__EXTRACTED DATA__.
☆ ☆ ☆ ☆ ☆
#ifdef HFTLOB_STAMPS
    unsigned long long acc_act = 0, acc_cnl = 0, acc_flt = 0, acc_mmr = 0, acc_exr = 0, acc_obs = 0;
#endif
    constexpr bool REG = NFIX > 0 && !RA;
    RegRows<S> sink;
    if constexpr (REG) {
        SUBSTAMP(tc0);
        sink.init(B.a.t, B.b.t, R, C, wt0, wt1);
        STAMP_ACC(acc_cnl, tc0);
    }
    const auto srows = row_sink<REG>(sink, rows);
    {
        int ag = 0, arow = C, crow = 0, aw = 0;
        const i32* st = rec + c.off_agents;
        for (int t = 0; t < c.n_types; ++t) {
            const hftlob_agent_type_cfg& tc = c.types[t];
            for (int i = 0; i < tc.n_agents; ++i, ++ag) {
                const i32 tid = wsub(tc.trader_id0, i);
                const int w = tc.action_width;
                i32* aio = actions_io ? actions_io + (size_t)(act_e < 0 ? e : act_e) * c.action_words + aw : nullptr;
                aw += w;
                i32 act, av[4] = {0, 0, 0, 0};
                if (NFIX > 0 || w == 1) {
                    if (master) {
                        act = rdl(SK.acts, 32 + ag);
                        if (aio && l == 0) aio[0] = act;
                    } else {
                        act = aio[0];
                    }
                    av[0] = act;
                } else {
                    i32 v = 0;
                    if (master) {
                        const bool part = c.prng_partitionable;
                        const Key ka = split_key(split_key(SK.key, c.n_types, t, part), tc.n_agents, i, part);
                        v = randint_vec(ka, w, l < w ? l : 0, 0, action_hi(tc), part);
                        if (aio && l < w) aio[l] = v;
                    } else if (l < w) {
                        v = aio[l];
                    }
#pragma unroll
                    for (int j = 0; j < 4; ++j) av[j] = rdl(v, j);
                    act = av[0];
                }
                i32 s4[4];
                {
                    const int b = (int)(st - (rec + c.off_agents));
#pragma unroll
                    for (int k = 0; k < 4; ++k) s4[k] = agw_pre ? rdl(agw, b + k) : st[k];
// ... 147 lines not shown
        if (act_lane) {
#pragma unroll
            for (int k = 0; k < 8; ++k) rows[(C + dest) * 8 + k] = f[k];
        }
        wave_sync();
    }

    STAMP(t_agents);
    if (!RA) trades_fill(B.tr, B.vt, -1);
    B.ntr = 0;
    const int AR = C + A;
    bool abort_any = false;
    i32 prev_a = -1, prev_b = -1;
    float mid_acc = 0.0f, pa_acc = 0.0f, pb_acc = 0.0f;
    i32 last_p_a = 0, last_p_b = 0, last_t0 = 0, last_t1 = 0;
    int4 nx = px, ny = py;
    if constexpr (REG) {
        if (l < AR) { nx = sink.x; ny = sink.y; }
    }
#ifndef HFTLOB_NO_CARRY
    i32* carry = B.filt - PAD_FILT + PAD_CARRY;
    if (!RA && resident) {
        const i32 v = carry[l & 15];
        B.a.best_p = rdl(v, 0); B.a.best_q = rdl(v, 1); B.a.xp = rdl(v, 2); B.a.top = rdl(v, 3);
        B.a.top_p = rdl(v, 4); B.a.top_ts = rdl(v, 5); B.a.top_tns = rdl(v, 6);
        B.b.best_p = rdl(v, 7); B.b.best_q = rdl(v, 8); B.b.top = rdl(v, 9); B.b.top_p = rdl(v, 10);
        B.b.top_ts = rdl(v, 11); B.b.top_tns = rdl(v, 12);
        B.fl &= ~(F_STALE_A | F_STALE_B | STALE_ANY);
    }
#endif
#ifdef HFTLOB_STAMPS_CHUNK
    unsigned long long acc_dec = 0, acc_pre = 0, acc_loop = 0, acc_post = 0;
#endif
    for (int base = 0; base < M; base += 64) {
#ifdef HFTLOB_STAMPS_CHUNK
        const unsigned long long tc0 = __builtin_amdgcn_s_memtime();
#endif
        const int row = base + l;
        int4 x = nx, y = ny;
        if (REG) {
        } else if (RA ? (base == 0) & (row < AR) : row < AR) {
            x = reinterpret_cast<const int4*>(rows + row * 8)[0];
            y = reinterpret_cast<const int4*>(rows + row * 8)[1];
        } else if (ftime && base > 0 && row >= AR) {
            fixed_time_mask(x, y, t_end);
        }
        if (msgs_out && row < M) {
            int4* mo = reinterpret_cast<int4*>(msgs_out + ((size_t)e * M + row) * 8);
            mo[0] = x;
            mo[1] = y;
        }
        {
            const bool nv = (row + 64 >= AR) & (row + 64 < M);
            ld_msg(msg_data + (size_t)(dstart + (nv ? row + 64 - AR : 0)) * 8, nx, ny);
        }
        if (RA && (base == 0)) {
            if (row + 64 < AR) {
                nx = reinterpret_cast<const int4*>(rows + (row + 64) * 8)[0];
                ny = reinterpret_cast<const int4*>(rows + (row + 64) * 8)[1];
            }
            wave_sync();
            trades_fill(B.tr, B.vt, -1);
        }
        decode_msgs(B.c, x, y);
        i32 rpa = 0, rqa = 0, rpb = 0, rqb = 0;
        const int cnt = uni(imin_(64, M - base));
#ifdef HFTLOB_STAMPS_CHUNK
        acc_dec += __builtin_amdgcn_s_memtime() - tc0;
#endif
        run_chunk<RC>(B, x, y, cnt, base, rpa, rqa, rpb, rqb CHUNK_ARGS);
#ifdef HFTLOB_STAMPS_CHUNK
        const unsigned long long tc1 = __builtin_amdgcn_s_memtime();
#endif
        abort_any |= bal((l < cnt) & ((rpa == -1) | (rpb == -1))) != 0ull;
        i32 pa = rpa, pb = rpb;
        if ((base == 0) & (l == 0)) {
            pa = pa == -1 ? old_last_ba : pa;
            pb = pb == -1 ? old_last_bb : pb;
        }
        const i32 caq = rpa == -1 ? 0 : rqa, cbq = rpb == -1 ? 0 : rqb;
        const i32 cap = ffill(pa, prev_a), cbp = ffill(pb, prev_b);
        prev_a = rdl(cap, cnt - 1);
        prev_b = rdl(cbp, cnt - 1);
        if ((row < M) & (store_best | (row == M - 1))) {
            reinterpret_cast<int2*>(rec + c.off_best_asks)[row] = make_int2(cap, caq);
            reinterpret_cast<int2*>(rec + c.off_best_bids)[row] = make_int2(cbp, cbq);
        }
        if (row < M) {
            const float mf = i2f(wadd(cbp, cap)) / 2.0f;
            mid_acc = base == 0 ? mf : mid_acc + mf;
            if (info_out) {
                pa_acc = base == 0 ? i2f(cap) : pa_acc + i2f(cap);
                pb_acc = base == 0 ? i2f(cbp) : pb_acc + i2f(cbp);
            }
        }
        if (base + 64 >= M) {
            last_t0 = rdl(y.z, cnt - 1);
            last_t1 = rdl(y.w, cnt - 1);
        }
#ifdef HFTLOB_STAMPS_CHUNK
        acc_post += __builtin_amdgcn_s_memtime() - tc1;
#endif
    }
    last_p_a = prev_a;
    last_p_b = prev_b;
#ifndef HFTLOB_NO_CARRY
    if (!RA && keep) {
        i32 v = B.a.best_p;
        v = wlane(v, B.a.best_q, 1); v = wlane(v, B.a.xp, 2); v = wlane(v, B.a.top, 3); v = wlane(v, B.a.top_p, 4);
        v = wlane(v, B.a.top_ts, 5); v = wlane(v, B.a.top_tns, 6); v = wlane(v, B.b.best_p, 7);
        v = wlane(v, B.b.best_q, 8); v = wlane(v, B.b.top, 9); v = wlane(v, B.b.top_p, 10);
        v = wlane(v, B.b.top_ts, 11); v = wlane(v, B.b.top_tns, 12);
        if (l < 13) carry[l] = v;
    }
#endif
    StepCtx X;
    X.avg_mid = wave_fsum(mid_acc) / (float)M;
    X.last_ba = last_p_a; X.last_bb = last_p_b;
    X.last_mid = i2f(wadd(last_p_b, last_p_a)) / 2.0f;
    X.wmid = wmid;
    X.old_last_ba = old_last_ba; X.old_last_bb = old_last_bb;
    X.init0 = ld_t0; X.step = step;
    X.ep_done = wsub(wsub(max_steps, step), 1) <= 1;
    const bool all = X.ep_done;

    STAMP(t_book);
    WorldView wv;
    wv.best_ask_p = last_p_a; wv.best_bid_p = last_p_b;
    wv.vol_a = wv.vol_b = 0;
    if (emit) { wv.vol_a = side_volume(B.a, R, B.vs); wv.vol_b = side_volume(B.b, R, B.vs); }
    if (debug_out) write_debug(B, debug_out + (size_t)e * HFTLOB_DEBUG_WORDS(B.c.nT));
    if (keep) fl_carry = B.fl;
    if (!all & !keep) {
        store_side(B.a, rec + c.off_asks, R, B.vs);
        store_side(B.b, rec + c.off_bids, R, B.vs);
        store_trades(B.tr, rec + c.off_trades, B.vt);
    }
    wv.step = wadd(step, 1); wv.max_steps = max_steps; wv.mid = X.last_mid;
    wv.t0 = last_t0; wv.t1 = last_t1; wv.it0 = ld_t0; wv.it1 = Lr[LD_T1];
    const float dt = i2f(last_t0) + i2f(last_t1) / 1e9f - i2f(wt0) - i2f(wt1) / 1e9f;
    wv.dt = dt;
    i32* info = info_out ? info_out + (size_t)e * c.info_words : nullptr;
    if (vals | !all) {
        TradeView<S> TV;
        {
            const i32 ovr0[8] = {0, 0, 0, 0, 0, 0, 0, 0};
            trade_view(B, TV, false, -1, ovr0);
        }
        int ag = 0;
        i32* st = rec + c.off_agents;
        for (int t = 0; t < c.n_types; ++t) {
            const hftlob_agent_type_cfg& tc = c.types[t];
            for (int i = 0; i < tc.n_agents; ++i, ++ag) {
                const i32 tid = wsub(tc.trader_id0, i);
                const int nw = agent_words(tc);
                i32 s[13];
                {
                    const int b = (int)(st - (rec + c.off_agents));
                    for (int k = 0; k < 13; ++k) s[k] = k < nw ? (agw_pre ? rdl(agw, b + k) : st[k]) : 0;
                }
                i32 d = 0;
                float rew;
                TallyLane tl{0.0, 0.0};
#ifndef HFTLOB_KO_TALLY
                if constexpr (TALLY) tl = tally_load(stats + ((size_t)e * c.n_agents + ag) * HFTLOB_EVAL_WORDS, all);
#endif
                i32 iw[HFTLOB_INFO_AGENT_WORDS];
                for (int k = 0; k < HFTLOB_INFO_AGENT_WORDS; ++k) iw[k] = 0;
                ActX ax1;
                ax1.bid_price = uni(axs[ag * 6 + 0]); ax1.ask_price = uni(axs[ag * 6 + 1]);
                ax1.bid_dist = uni(axs[ag * 6 + 2]); ax1.ask_dist = uni(axs[ag * 6 + 3]);
                ax1.bid_quant = uni(axs[ag * 6 + 4]); ax1.ask_quant = uni(axs[ag * 6 + 5]);
                SUBSTAMP(tr0);
                if (tc.kind == HFTLOB_AGENT_MM) {
                    MMRew R;
#if defined(HFTLOB_KO_REWARD) || defined(HFTLOB_KO_MM_REWARD)
                    memset(&R, 0, sizeof R);
#else
                    mm_reward(c, tc, B, X, s, tid, excl_any, TV, R, vals);
#endif
                    STAMP_ACC(acc_mmr, tr0);
                    const float tot = bitf(s[3]) + R.PnL;
                    s[0] = ax1.bid_dist; s[1] = ax1.ask_dist; s[2] = R.end_inventory; s[3] = fbit(tot);
                    s[4] = fbit(R.cash);
                    rew = R.reward / tc.reward_scaling_quo;
                    iw[0] = fbit(R.reward); iw[1] = fbit(R.reward_pv); iw[2] = fbit(R.reward_spooner);
                    iw[3] = fbit(R.end_of_ep_pv); iw[4] = fbit(R.reward_spooner_damped);
                    iw[5] = fbit(R.reward_spooner_asym_damped); iw[6] = fbit(R.reward_spooner_asym_damped2);
                    iw[7] = fbit(R.reward_delta_pv); iw[8] = fbit(tot); iw[9] = 0; iw[10] = s[2];
                    iw[11] = fbit(R.delta_mid); iw[12] = fbit(R.market_share); iw[13] = fbit(R.buyPnL);
                    iw[14] = R.forced_unwind; iw[15] = fbit(R.invPnL); iw[16] = ax1.bid_price;
                    iw[17] = ax1.ask_price; iw[18] = ax1.bid_dist; iw[19] = ax1.ask_dist;
                    iw[20] = ax1.ask_quant; iw[21] = ax1.bid_quant; iw[22] = fbit(R.sellPnL);
                    iw[23] = fbit(R.inventoryValue);
                } else {
                    EXRew R;
#if defined(HFTLOB_KO_REWARD) || defined(HFTLOB_KO_EXE_REWARD)
                    memset(&R, 0, sizeof R);
#else
                    exe_reward(c, tc, B, X, s, tid, TV, R, vals);
#endif
                    STAMP_ACC(acc_exr, tr0);
                    s[2] = wadd(s[2], R.agentQuant);
                    s[4] = fbit(R.p_vwap);
                    s[5] = fbit(bitf(s[5]) + i2f(R.qp_agent));
                    s[6] = fbit(bitf(s[6]) + R.drift);
                    s[7] = fbit(bitf(s[7]) + R.advantage);
                    s[8] = fbit(R.slippage_rm); s[9] = fbit(R.price_adv_rm); s[10] = fbit(R.price_drift_rm);
                    s[11] = fbit(R.vwap_rm); s[12] = fbit(R.trade_duration);
                    d = wsub(s[1], s[2]) <= 0;
                    rew = R.reward / tc.reward_scaling_quo;
                    iw[0] = R.quant_left; iw[1] = d; iw[2] = fbit(R.slippage); iw[3] = fbit(R.vwap_rm);
                    iw[4] = fbit(R.drift); iw[5] = fbit(R.advantage); iw[6] = R.doom_quant; iw[7] = s[3];
                    iw[8] = fbit(R.reward_info);
                }
#ifndef HFTLOB_KO_TALLY
                if constexpr (TALLY)
                    tally_store(stats + ((size_t)e * c.n_agents + ag) * HFTLOB_EVAL_WORDS, tl, rew, iw,
                                tc.kind == HFTLOB_AGENT_MM ? INFO_F32_MM : INFO_F32_EXE, all);
#endif
                if (emit & (l == 0)) {
                    rew_out[(size_t)e * c.n_agents + ag] = rew;
                    dones_out[(size_t)e * c.n_agents + ag] = (u8)(d != 0);
                }
                if (info) {
                    i32 v = 0;
                    for (int k = 0; k < HFTLOB_INFO_AGENT_WORDS; ++k) if (l == k) v = iw[k];
                    if (l < HFTLOB_INFO_AGENT_WORDS) info[HFTLOB_INFO_WORLD_WORDS + ag * HFTLOB_INFO_AGENT_WORDS + l] = v;
                }
                SUBSTAMP(to0);
                if (!all) {
                    i32 v = 0;
                    for (int k = 0; k < 13; ++k) if (l == k) v = s[k];
                    if (l < nw) st[l] = v;
#ifndef HFTLOB_KO_OBS
                    if (emit)
                        write_obs<false>(c, tc, wv, s, obs_out + ((size_t)e * c.n_agents + ag) * c.obs_stride, d != 0,
                                         ftime);
#endif
                }
                if (obs_raw_out)
                    write_obs<true>(c, tc, wv, s, obs_raw_out + ((size_t)e * c.n_agents + ag) * c.obs_stride, false,
                                    ftime);
                STAMP_ACC(acc_obs, to0);
                st += nw;
            }
        }
    }
    STAMP(t_rewards);
    const float new_mid = X.last_mid;
    if (info) {
        const float ava = wave_fsum(pa_acc) / (float)M, avb = wave_fsum(pb_acc) / (float)M;
        i32 wv_[HFTLOB_INFO_WORLD_WORDS] = {win, fbit(new_mid), wadd(step, 1), last_t0, last_t1, wsub(oidc, A),
                                            last_p_a, last_p_b, fbit(ava), fbit(avb), fbit(dt), (i32)X.ep_done,
                                            (i32)abort_any, wsub(last_p_a, last_p_b)};
        i32 v = 0;
        for (int k = 0; k < HFTLOB_INFO_WORLD_WORDS; ++k) if (l == k) v = wv_[k];
        if (l < HFTLOB_INFO_WORLD_WORDS) info[l] = v;
    }
    if (emit & (l == 0)) done_all_out[e] = (u8)all;
#ifdef HFTLOB_STAMPS
    if (info && l == 0) {
        const unsigned long long t_end = __builtin_amdgcn_s_memtime();
        info[0] = (i32)(t_agents - t_start); info[1] = (i32)(t_book - t_agents);
        info[2] = (i32)(t_rewards - t_book); info[3] = (i32)(t_end - t_rewards); info[4] = (i32)all;
#ifndef HFTLOB_STAMPS_COARSE
        info[5] = (i32)(t_keys - t_start); info[6] = (i32)(t_load - t_keys); info[7] = (i32)(t_rows - t_load);
        info[8] = (i32)(t_agents - t_rows);
#else
        info[5] = info[6] = info[7] = info[8] = 0;
        (void)t_keys; (void)t_load; (void)t_rows;
#endif
#ifdef HFTLOB_STAMPS_CHUNK
        info[9] = (i32)acc_dec; info[10] = (i32)acc_pre; info[11] = (i32)acc_loop; info[12] = (i32)acc_post;
        info[13] = 0; info[14] = 0;
        (void)acc_act; (void)acc_cnl; (void)acc_flt; (void)acc_mmr; (void)acc_exr; (void)acc_obs;
#else
        info[9] = (i32)acc_act; info[10] = (i32)acc_cnl; info[11] = (i32)acc_flt;
        info[12] = (i32)acc_mmr; info[13] = (i32)acc_exr; info[14] = (i32)acc_obs;
#endif
        info[15] = (i32)(__builtin_amdgcn_s_memrealtime() - rt_start);
    }
#endif
    if (all) {
        env_reset_dev<S>(c, key_reset, init_states, rec, emit ? obs_out + (size_t)e * c.n_agents * c.obs_stride : nullptr,
                         B.vs, B.vt, ftime);
        return true;
    }
    if (l == 0) {
        rec[c.off_loaded + LD_STEP] = wadd(step, 1);
        i32* W = rec + c.off_world;
        W[W_T0] = last_t0; W[W_T1] = last_t1; W[W_OIDC] = wsub(oidc, A); W[W_MID] = fbit(new_mid); W[W_DT] = fbit(dt);
    }
    return false;
}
☆ ☆ ☆ ☆ ☆
__WHAT TO PRODUCE__. Write out an exact transcription of the line with "info[9] = (i32)acc_dec;" and of each line after it; stop at the end of the records.

__SOLVED PROBLEM__.
        info[9] = (i32)acc_dec; info[10] = (i32)acc_pre; info[11] = (i32)acc_loop; info[12] = (i32)acc_post;
        info[13] = 0; info[14] = 0;
        (void)acc_act; (void)acc_cnl; (void)acc_flt; (void)acc_mmr; (void)acc_exr; (void)acc_obs;
#else
        info[9] = (i32)acc_act; info[10] = (i32)acc_cnl; info[11] = (i32)acc_flt;
        info[12] = (i32)acc_mmr; info[13] = (i32)acc_exr; info[14] = (i32)acc_obs;
#endif
        info[15] = (i32)(__builtin_amdgcn_s_memrealtime() - rt_start);
    }
#endif
    if (all) {
        env_reset_dev<S>(c, key_reset, init_states, rec, emit ? obs_out + (size_t)e * c.n_agents * c.obs_stride : nullptr,
                         B.vs, B.vt, ftime);
        return true;
    }
    if (l == 0) {
        rec[c.off_loaded + LD_STEP] = wadd(step, 1);
        i32* W = rec + c.off_world;
        W[W_T0] = last_t0; W[W_T1] = last_t1; W[W_OIDC] = wsub(oidc, A); W[W_MID] = fbit(new_mid); W[W_DT] = fbit(dt);
    }
    return false;
}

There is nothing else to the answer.